Optimization of the graph using paired reads
When paired reads are available, we can use the paired information to resolve large repeat regions that are not spanned by individual reads, but are spanned by read pairs. Given a set of paired reads that align to two nodes connected by a repeat region, the repeat region may be resolved for those nodes if we can find a path connecting the nodes with a length corresponding to the paired read distance. However, such a path must be supported by a minimum of four sets of paired reads before the repeat is resolved.
If it's not possible to resolve the repeat, scaffolding is performed where paired read information is used to determine the distances between contigs and the orientation of these. Scaffolding is only considered between two contigs if both are at least 120 bp long, to ensure that enough paired read information is available. An iterative greedy approach is used when performing scaffolding where short gaps are closed first, thus increasing the paired read information available for closing gaps (see figure 5.12).
Figure 5.11: Performing iterative scaffolding of the shortest gaps allows long pairs to be optimally used. i1 shows three contigs with dashed arches indicating potential scaffolding. i2 is after first iteration when the shortest gap has been closed and long potential scaffolding has been updated. i3 is the final results with three contigs in one scaffold.
Contigs in the same scaffold are output as one large contig with Ns inserted in between. The number of Ns inserted correspond to the estimated distance between contigs, which is calculated based on the paired read information. More precisely, for each set of paired reads spanning two contigs a distance estimate is calculated based on the supplied distance between the reads. The average of these distances is then used as the final distance estimate. The distance estimate will often be negative which happens when the paired information indicate that two contigs overlap. The assembler will attempt to align the ends of such contigs and if a high quality overlap is found the contigs are joined into a single contig. If no overlap is found, the distance estimate is set to two so that all remaining scaffolds have positive distance estimates.

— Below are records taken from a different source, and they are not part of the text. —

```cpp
template <bool SLOTS>
__device__ __forceinline__ void talker_sample_row(const TalkerSampleArgs& a) {
    Q3_TL(42);
    __shared__ float sv[16];
    __shared__ int si[16];
    __shared__ int win[32];
    __shared__ int nwin;
    const int r = a.row0 + blockIdx.x;
    const int RT = a.R_total > 0 ? a.R_total : a.R;
    const int np = uniform_load(a.n_past + r);
    const int nt = uniform_load(a.n_text + r);
    const bool was_done = uniform_load(a.done + r) != 0;
    float temperature = a.temperature, top_p = a.top_p;
    int top_k = a.top_k, max_frames = a.max_frames;
    if constexpr (SLOTS) {
        const SlotParams sp = uniform_slot(a.slots, r);
        temperature = sp.t_temp;
        top_p = sp.t_top_p;
        top_k = sp.t_top_k;
        max_frames = sp.max_frames;
    }
    if (threadIdx.x == 0) nwin = np < 30 ? np : 30;
    if (threadIdx.x < 30 && threadIdx.x < np) {
        win[threadIdx.x] = a.past[r * 32 + ((np - 1 - threadIdx.x) & 31)];
    }
    __syncthreads();
    double progress = 0.0;
    float boost = 0.f;
    bool force_eos = false;
    if (nt > 0) {
// ... 44 lines not shown
        if (bidx >= a.V) bidx = a.eos;
    }
    if (threadIdx.x == 0) {
        int code = bidx;
        if (force_eos && !a.ignore_eos) code = a.eos;
        bool fin = was_done || code == a.eos || code >= a.audio_vocab || (max_frames > 0 && np >= max_frames);
        const int f = a.n_frames[r];
        if (!SLOTS || !fin || f <= a.frame_cap) a.n_frames[r] = f + 1;
        const bool keep = f < a.frame_cap;
        int* fc = a.codes + ((size_t)(keep ? f : 0) * RT + r) * 16;
        int used = code;
        if (a.forced && keep && !fin) {
            const int fz = a.forced[((size_t)f * RT + r) * 16];
            if (fz >= 0) used = fz;
        }
        if (fin || !keep) {
            a.done[r] = 1;
            if (keep) fc[0] = -1;
        } else {
            fc[0] = code;
            a.past[r * 32 + (np & 31)] = used;
            a.n_past[r] = np + 1;
            a.pos[r] = a.pos0[r] + np;
        }
    }
}
__global__ void talker_sample_kernel(TalkerSampleArgs a) { talker_sample_row<false>(a); }
__global__ void talker_sample_kernel_slots(TalkerSampleArgs a) { talker_sample_row<true>(a); }

static size_t sample_lds_bytes_slots(int n) { return (size_t)sample_sort_len(n) * 8; }

int launch_talker_sample(hipStream_t s, const TalkerSampleArgs& a) {
    if (a.R <= 0) return 0;
    if (a.slots && a.V > SAMPLE_SORT_CAP) {
        Q3_LOG("talker_sample: a vocabulary of %d is beyond the per-slot sampler (sort cap %d)", a.V, SAMPLE_SORT_CAP);
        return -1;
    }
    if (a.temperature > 1e-6f && effective_top_k(a.top_k, a.V) > SAMPLE_SEL_CAP && a.V > SAMPLE_SORT_CAP) {
        Q3_LOG("talker_sample: top_k=%d over a vocabulary of %d is beyond the device sampler (sort cap %d)", a.top_k, a.V,
               SAMPLE_SORT_CAP);
        return -1;
    }
    const size_t lds = a.slots ? sample_lds_bytes_slots(a.V) : sample_lds_bytes(a.V, a.top_k, a.temperature);
    TalkerSampleArgs a2 = a;
    a2.tl_node = tl_next_node();
    if (a.slots) hipLaunchKernelGGL(talker_sample_kernel_slots, dim3(a.R), dim3(256), lds, s, a2);
// ... 304 lines not shown
```

qwen3_tts_axera_russian_amd/csrc/q3_model.h:

```cpp
#pragma once
#include "q3_kernels.h"

namespace q3 {

struct DevLinear {
    half_t* wp = nullptr;
    int N = 0, K = 0;
};

struct DevLayer {
    DevLinear qkv, o, gu, down;
    float *in_ln = nullptr, *post_ln = nullptr, *q_norm = nullptr, *k_norm = nullptr;
};

struct DevStack {
    std::vector<DevLayer> L;
    float* final_norm = nullptr;
    const float* tail_gamma = nullptr;
    int ffn = 0;
    int nt = 0;
    size_t weight_bytes = 0;
};

struct Model {
// ... 43 lines not shown
    float *h = nullptr, *ssq = nullptr, *qkv = nullptr;
    half_t* xh = nullptr;
    half_t *attn = nullptr, *act = nullptr;
    float* hidden_f32 = nullptr;
    half_t* hidden_f16 = nullptr;
    float* logits = nullptr;
    int *map_slot = nullptr, *map_pos = nullptr;
    int map_R16 = 0;
};
int work_alloc(Work& w, const ModelCfg& c, int max_rows, int ffn, int max_vocab, hipStream_t s = nullptr);
void work_free(Work& w);
int work_zero(hipStream_t s, Work& w, const ModelCfg& c, int ffn, int max_vocab);

struct RowMap {
    const int* slot = nullptr;
    const int* pos = nullptr;
    int slot_base = 0, slot_stride = 0, pos_base = 0, pos_stride = 0;
    bool same_slot_rows = false;
    int valid_mod = 0, valid_n = 0;
    const int* tiles = nullptr;
    int n_tiles = 0;
    bool skip_qkv0 = false;
    int rows_total = 0;
};

int run_stack(hipStream_t s, const Model& m, const DevStack& st, Work& w, KVCache& kv, int R,
              const RowMap& rm, int attn_threads, int row0 = 0);

struct GraphExec {
    hipGraph_t g = nullptr;
    hipGraphExec_t e = nullptr;
    void reset();
};

}
```

qwen3_tts_axera_russian_amd/csrc/q3_model.hip:

```cpp
#include "q3_model.h"

#include <cmath>

namespace q3 {

namespace {

struct Loader {
    Model* m;
    const Pack& p;
    hipStream_t s = nullptr;
    half_t* stage = nullptr;
    size_t stage_elems = 0;
    std::vector<uint16_t> host16;
    bool ok = true;

    bool up(void* d, const void* src, size_t bytes) {
        return hipMemcpyAsync(d, src, bytes, hipMemcpyHostToDevice, s) == hipSuccess && hipStreamSynchronize(s) == hipSuccess;
    }
    void* dalloc(size_t bytes) {
        void* d = nullptr;
        if (hipMalloc(&d, bytes) != hipSuccess) {
            Q3_LOG("hipMalloc(%zu) failed", bytes);
            ok = false;
// ... 383 lines not shown
        t.rope_cos = m.rope_cos;
        t.rope_sin = m.rope_sin;
        t.slot = rm.slot;
        t.pos = rm.pos;
        t.slot_base = rm.slot_base;
        t.slot_stride = rm.slot_stride;
        t.pos_base = rm.pos_base;
        t.pos_stride = rm.pos_stride;
        t.kc = kv.k + li * kv.layer_stride();
        t.vc = kv.v + li * kv.layer_stride();
        t.n_ctx = kv.n_ctx;
        t.n_kv = c.n_kv;
        t.n_heads = c.n_heads;
        t.out = w.attn;
        t.scale = 1.0f / sqrtf((float)D);
        t.threads = attn_threads;
        if (rm.rows_total > R) {
            const int fit = 65536 / (rm.rows_total * c.n_kv);
            if (t.threads > fit) t.threads = fit / 64 * 64;
            if (t.threads < 256) t.threads = 256;
        }
        t.valid_mod = rm.valid_mod;
        t.valid_n = rm.valid_n;
        if (rm.same_slot_rows && R > 1) {
            if (launch_attn(s, t, ATTN_PREP)) return -1;
            if (rm.tiles && rm.n_tiles > 0) {
                t.tiles = rm.tiles;
                t.n_tiles = rm.n_tiles;
            } else if (!rm.slot && !rm.pos && rm.slot_stride == 0 && rm.pos_stride == 1 && rm.valid_mod == 0) {
                t.tiles = nullptr;
                t.n_tiles = (R + 15) / 16;
            }
            if (launch_attn(s, t, ATTN_ATTEND)) return -1;
        } else {
            if (launch_attn(s, t, ATTN_FUSED)) return -1;
        }
        a = LinArgs();
        a.wp = L.o.wp;
        a.N = H;
        a.K = L.o.K;
        a.M = row0 + R;
        a.m_begin = row0;
        a.nt = st.nt;
        a.x16 = w.attn;
        a.h_out = w.h;
        a.ssq_out = w.ssq;
        a.xh_out = w.xh;
// ... 41 lines not shown
```

qwen3_tts_axera_russian_amd/csrc/q3_test_api.hip:

```cpp
#include "q3_model.h"
#include "q3_voc_ops.h"
#include <chrono>
#include <cstring>
#include <vector>

using namespace q3;

namespace q3 {
int set_linear_tuning(int K, int mt16, int kbw);
int set_linear_split_rows(int on);
int set_linear_narrow8(int on);
int set_linear_wide_tiles(int on);
int set_attn_short(int on);
int set_gemm_min_rows(int n);
int set_gemm_glds(int on);
int reset_linear_knobs();
const char* last_linear_variant();
}

namespace {
struct DBuf {
    void* p = nullptr;
    ~DBuf() {
        if (p) hipFree(p);
    }
    bool alloc(size_t n) { return hipMalloc(&p, n ? n : 16) == hipSuccess; }
    bool up(const void* src, size_t n) { return alloc(n) && (n == 0 || hipMemcpy(p, src, n, hipMemcpyHostToDevice) == hipSuccess); }
};
}

extern "C" {

int q3t_set_linear_tuning(int K, int mt16, int kbw) { return set_linear_tuning(K, mt16, kbw); }
int q3t_set_linear_split_rows(int on) { return set_linear_split_rows(on); }
int q3t_set_linear_narrow8(int on) { return set_linear_narrow8(on); }
int q3t_set_linear_wide_tiles(int on) { return set_linear_wide_tiles(on); }
int q3t_set_attn_short(int on) { return set_attn_short(on); }
int q3t_set_gemm_min_rows(int n) { return set_gemm_min_rows(n); }
int q3t_set_gemm_glds(int on) { return set_gemm_glds(on); }
int q3t_reset_linear_knobs() { return reset_linear_knobs(); }
const char* q3t_last_linear_variant() { return last_linear_variant(); }

int q3t_linear(int M, int N, int K, const uint16_t* W, int gateup, int pro, int epi, const uint16_t* x16,
               const float* h, const float* gamma, float eps, float* y_or_h_io, float* ssq_out, uint16_t* act_out,
               int nt) {
    hipStream_t s = nullptr;
    const int Mp = (M + 127) / 128 * 128;
    DBuf dW, dWp, dx, dhrows, dh, dssq, dg, dy, dso, dact, dxh;
    if (!dW.up(W, (size_t)N * K * 2) || !dWp.alloc((size_t)N * K * 2)) return -1;
    if (gateup) {
        if (launch_pack_linear(s, (const half_t*)dW.p, N / 2, K, (half_t*)dWp.p, 0, 2)) return -1;
        if (launch_pack_linear(s, (const half_t*)dW.p + (size_t)(N / 2) * K, N / 2, K, (half_t*)dWp.p, 1, 2)) return -1;
    } else {
        if (launch_pack_linear(s, (const half_t*)dW.p, N, K, (half_t*)dWp.p, 0, 1)) return -1;
    }
    LinArgs a;
    a.wp = (const half_t*)dWp.p;
    a.N = N;
    a.K = K;
    a.M = M;
// ... 172 lines not shown
                const uint32_t v = hs[(size_t)m * (N / 16) + p];
                if (inside(m)) memcpy(&ssq_out[(size_t)m * (N / 16) + p], &v, 4);
                else if (v != GUARD32) outside++;
            }
        }
    } else {
        Q3_HIP(hipMemcpy(ha.data(), dact.p, ha.size() * 2, hipMemcpyDeviceToHost), -1);
        for (int m = 0; m < Mp; m++)
            for (int j = 0; j < NA; j++) {
                const uint16_t v = ha[frag_idx_host(m, j, NA)];
                if (inside(m)) act[(size_t)m * NA + j] = v;
                else if (v != GUARD16) outside++;
            }
    }
    return outside ? -3 : 0;
}

int q3t_attn(int mode, int R, int row0, const float* qkv, const float* q_norm, const float* k_norm, float eps,
             const float* rope_cos, const float* rope_sin, int max_pos, const int* slot, const int* pos, int slot_base,
             int slot_stride, int pos_base, int pos_stride, uint16_t* kc, uint16_t* vc, int n_slots, int n_ctx,
             const int* tiles, int n_tiles, int valid_mod, int valid_n, int threads, uint16_t* out) {
    constexpr int NH = 16, NKV = 8, D = 128, LD = (NH + 2 * NKV) * D, OW = NH * D;
    constexpr uint16_t GUARD = 0x7d5au;
    if (mode != 0 && mode != 1) return -2;
    if (R <= 0 || row0 < 0 || !qkv || !q_norm || !k_norm || !rope_cos || !rope_sin || !kc || !vc || !out) return -2;
    if (max_pos <= 0 || n_slots <= 0 || n_ctx <= 0 || threads < 64 || threads > 1024 || threads % 64) return -2;
    if (valid_mod < 0 || (valid_mod > 0 && (valid_n < 0 || valid_n > valid_mod))) return -2;
    const int rows = row0 + R;
    auto skipped = [&](int r) { return valid_mod > 0 && (r % valid_mod) >= valid_n; };
    auto row_slot = [&](int r) { return slot ? slot[r - row0] : slot_base + r * slot_stride; };
    auto row_pos = [&](int r) { return pos ? pos[r - row0] : pos_base + r * pos_stride; };
    for (int r = row0; r < rows; r++) {
        if (skipped(r)) continue;
        const int sl = row_slot(r), p = row_pos(r);
        if (sl < 0 || sl >= n_slots || p < 0 || p >= n_ctx || p >= max_pos) return -2;
    }
    if (mode == 0) {
        if (n_tiles != 0 || tiles) return -2;
        std::vector<char> seen((size_t)n_slots, 0);
        for (int r = row0; r < rows; r++) {
            if (skipped(r)) continue;
            if (seen[(size_t)row_slot(r)]++) return -2;
        }
    } else if (n_tiles > 0 && !tiles) {
        if (slot || pos || slot_stride != 0 || pos_stride != 1 || valid_mod != 0 || n_tiles != (R + 15) / 16) return -2;
    } else if (n_tiles > 0) {
        for (int i = 0; i < n_tiles; i++) {
            const int* t = tiles + 4 * i;
            if (t[0] < row0 || t[1] < 1 || t[1] > 16 || t[0] + t[1] > rows) return -2;
            if (t[2] < 0 || t[2] >= n_slots || t[3] < 0 || t[3] + t[1] > n_ctx) return -2;
        }
    } else if (n_tiles < 0 || tiles) {
        return -2;
    }
    hipStream_t s = nullptr;
    const int Rp = (rows + 15) / 16 * 16;
    const size_t cache = (size_t)n_slots * NKV * n_ctx * D;
    std::vector<float> hq((size_t)Rp * LD, 0.f);
    memcpy(hq.data() + (size_t)row0 * LD, qkv, (size_t)R * LD * 4);
    std::vector<uint16_t> ho((size_t)Rp * OW, GUARD);
// ... 17 lines not shown
    t.R = R;
    t.row0 = row0;
    t.q_norm = (const float*)dqn.p;
    t.k_norm = (const float*)dkn.p;
    t.eps = eps;
    t.rope_cos = (const float*)dcs.p;
    t.rope_sin = (const float*)dsn.p;
    t.slot = slot ? (const int*)dslot.p : nullptr;
    t.pos = pos ? (const int*)dpos.p : nullptr;
    t.slot_base = slot_base;
    t.slot_stride = slot_stride;
    t.pos_base = pos_base;
    t.pos_stride = pos_stride;
    t.kc = (half_t*)dkc.p;
    t.vc = (half_t*)dvc.p;
    t.n_ctx = n_ctx;
    t.n_kv = NKV;
    t.n_heads = NH;
    t.out = (half_t*)dout.p;
    t.scale = 1.0f / sqrtf((float)D);
    t.threads = threads;
    t.valid_mod = valid_mod;
    t.valid_n = valid_n;
    if (mode == 0) {
        if (launch_attn(s, t, ATTN_FUSED)) return -1;
    } else {
        if (launch_attn(s, t, ATTN_PREP)) return -1;
        t.tiles = tiles ? (const int*)dtiles.p : nullptr;
        t.n_tiles = n_tiles;
        if (launch_attn(s, t, ATTN_ATTEND)) return -1;
    }
    Q3_HIP(hipDeviceSynchronize(), -1);
    Q3_HIP(hipMemcpy(kc, dkc.p, cache * 2, hipMemcpyDeviceToHost), -1);
    Q3_HIP(hipMemcpy(vc, dvc.p, cache * 2, hipMemcpyDeviceToHost), -1);
    Q3_HIP(hipMemcpy(ho.data(), dout.p, ho.size() * 2, hipMemcpyDeviceToHost), -1);
    for (int r = row0; r < rows; r++)
        for (int k = 0; k < OW; k++) out[(size_t)(r - row0) * OW + k] = ho[frag_idx_host(r, k, OW)];
    for (int r = 0; r < Rp; r++) {
        if (r >= row0 && r < rows) continue;
        for (int k = 0; k < OW; k++)
            if (ho[frag_idx_host(r, k, OW)] != GUARD) return -3;
    }
    return 0;
}

int q3t_voc_attn(int kernel, const float* x, float* y, int B, int H, int D, int L, int window, float theta) {
    constexpr float GUARD = 1234.5f;
// ... 244 lines not shown
```

Baseline: 10130 codec_frames/s.

## Fuse code-0 embedding into talker sampler and add paired two-position CP attention

Moves the code-0 embedding gather for the code predictor into the talker sampling kernel, so a separate gather launch is skipped when the seed row is ahead. It also adds a specialised attention kernel that handles the CP's first two positions (row and its paired row) in one launch, replacing the separate prep and attend attention launches for that stage. Both are gated by Q3_FRAME_FOLDS, which is on by default. The aim is fewer kernel launches and graph nodes per frame. The cost is extra per-block work in the sampler and a hand-written softmax path that must match the reference numerics.

```diff
diff --git a/qwen3_tts_axera_russian_amd/build.py b/qwen3_tts_axera_russian_amd/build.py
--- a/qwen3_tts_axera_russian_amd/build.py
+++ b/qwen3_tts_axera_russian_amd/build.py
@@ -23,7 +23,7 @@
 
 
 NO_SPILL = ("resunit_kernel", "linear_kernelILi1ELi1E", "linear_kernelILi1ELi2E", "linear_kernelILi2ELi1E",
-            "linear_kernelILi2ELi2E", "attn_kernel", "attn_short_kernel", "cp_argmax_kernel", "talker_sample_kernel",
+            "linear_kernelILi2ELi2E", "attn_kernel", "attn_short_kernel", "attn_pair_kernel", "cp_argmax_kernel", "talker_sample_kernel",
             "voc_attn_incr_kernel", "voc_incr_prepend_kernel", "voc_incr_emit_kernel")
 
 
diff --git a/qwen3_tts_axera_russian_amd/csrc/q3_cp.h b/qwen3_tts_axera_russian_amd/csrc/q3_cp.h
--- a/qwen3_tts_axera_russian_amd/csrc/q3_cp.h
+++ b/qwen3_tts_axera_russian_amd/csrc/q3_cp.h
@@ -18,7 +18,10 @@
     const unsigned long long* seed_ptr = nullptr;
     const int* forced = nullptr;
     const SlotParams* slots = nullptr;
+    bool code0_embedded = false;
 };
+
+bool frame_folds_enabled();
 
 int cp_seed_row0(const Work& w, int R, int row0 = 0, int R_total = 0);
 int cp_frame(hipStream_t s, const Model& m, Work& w, KVCache& kv, int R, const CpFrameIO& io, int row0 = 0,
diff --git a/qwen3_tts_axera_russian_amd/csrc/q3_cp_api.hip b/qwen3_tts_axera_russian_amd/csrc/q3_cp_api.hip
--- a/qwen3_tts_axera_russian_amd/csrc/q3_cp_api.hip
+++ b/qwen3_tts_axera_russian_amd/csrc/q3_cp_api.hip
@@ -5,6 +5,11 @@
 
 static bool two_row_enabled() {
     static const bool on = !(getenv("Q3_CP_TWO_ROW") && atoi(getenv("Q3_CP_TWO_ROW")) == 0);
+    return on;
+}
+
+bool frame_folds_enabled() {
+    static const bool on = !(getenv("Q3_FRAME_FOLDS") && atoi(getenv("Q3_FRAME_FOLDS")) == 0);
     return on;
 }
 
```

Furthermore, Ns can also be present in output contigs in cases where input sequencing reads themselves contain Ns.
Additional information on how paired reads have been used to in the scaffolding step can be printed by using -f to specify an output file for GFF or AGP 2.0 formatted annotations.
The annotations in table format can be viewed by clicking the "Show Annotation Table" icon () at the bottom of the Viewing Area. "Show annotation types" in the side panel allows you to select the annotation "Scaffold" among a list of other annotations. The annotations tell you about the scaffolding that was performed by the de novo assembler. That is, it tells you where particular contigs and those areas containing complete sequence information were joined together across regions without complete sequence information.
For the GFF format there are three types of annotations:
- Scaffold refers to the estimated gap region between two contigs where Ns are inserted.
- Contigs joined refers to the joining of two contigs connected by a repeat or another ambiguous structure in the graph, that was resolved using paired reads. Can also refer to overlapping contigs in a scaffold that were joined using an overlap.
- Alternatives excluded refers to the exclusion of a region in the graph using paired reads that resulted in a join of two contigs.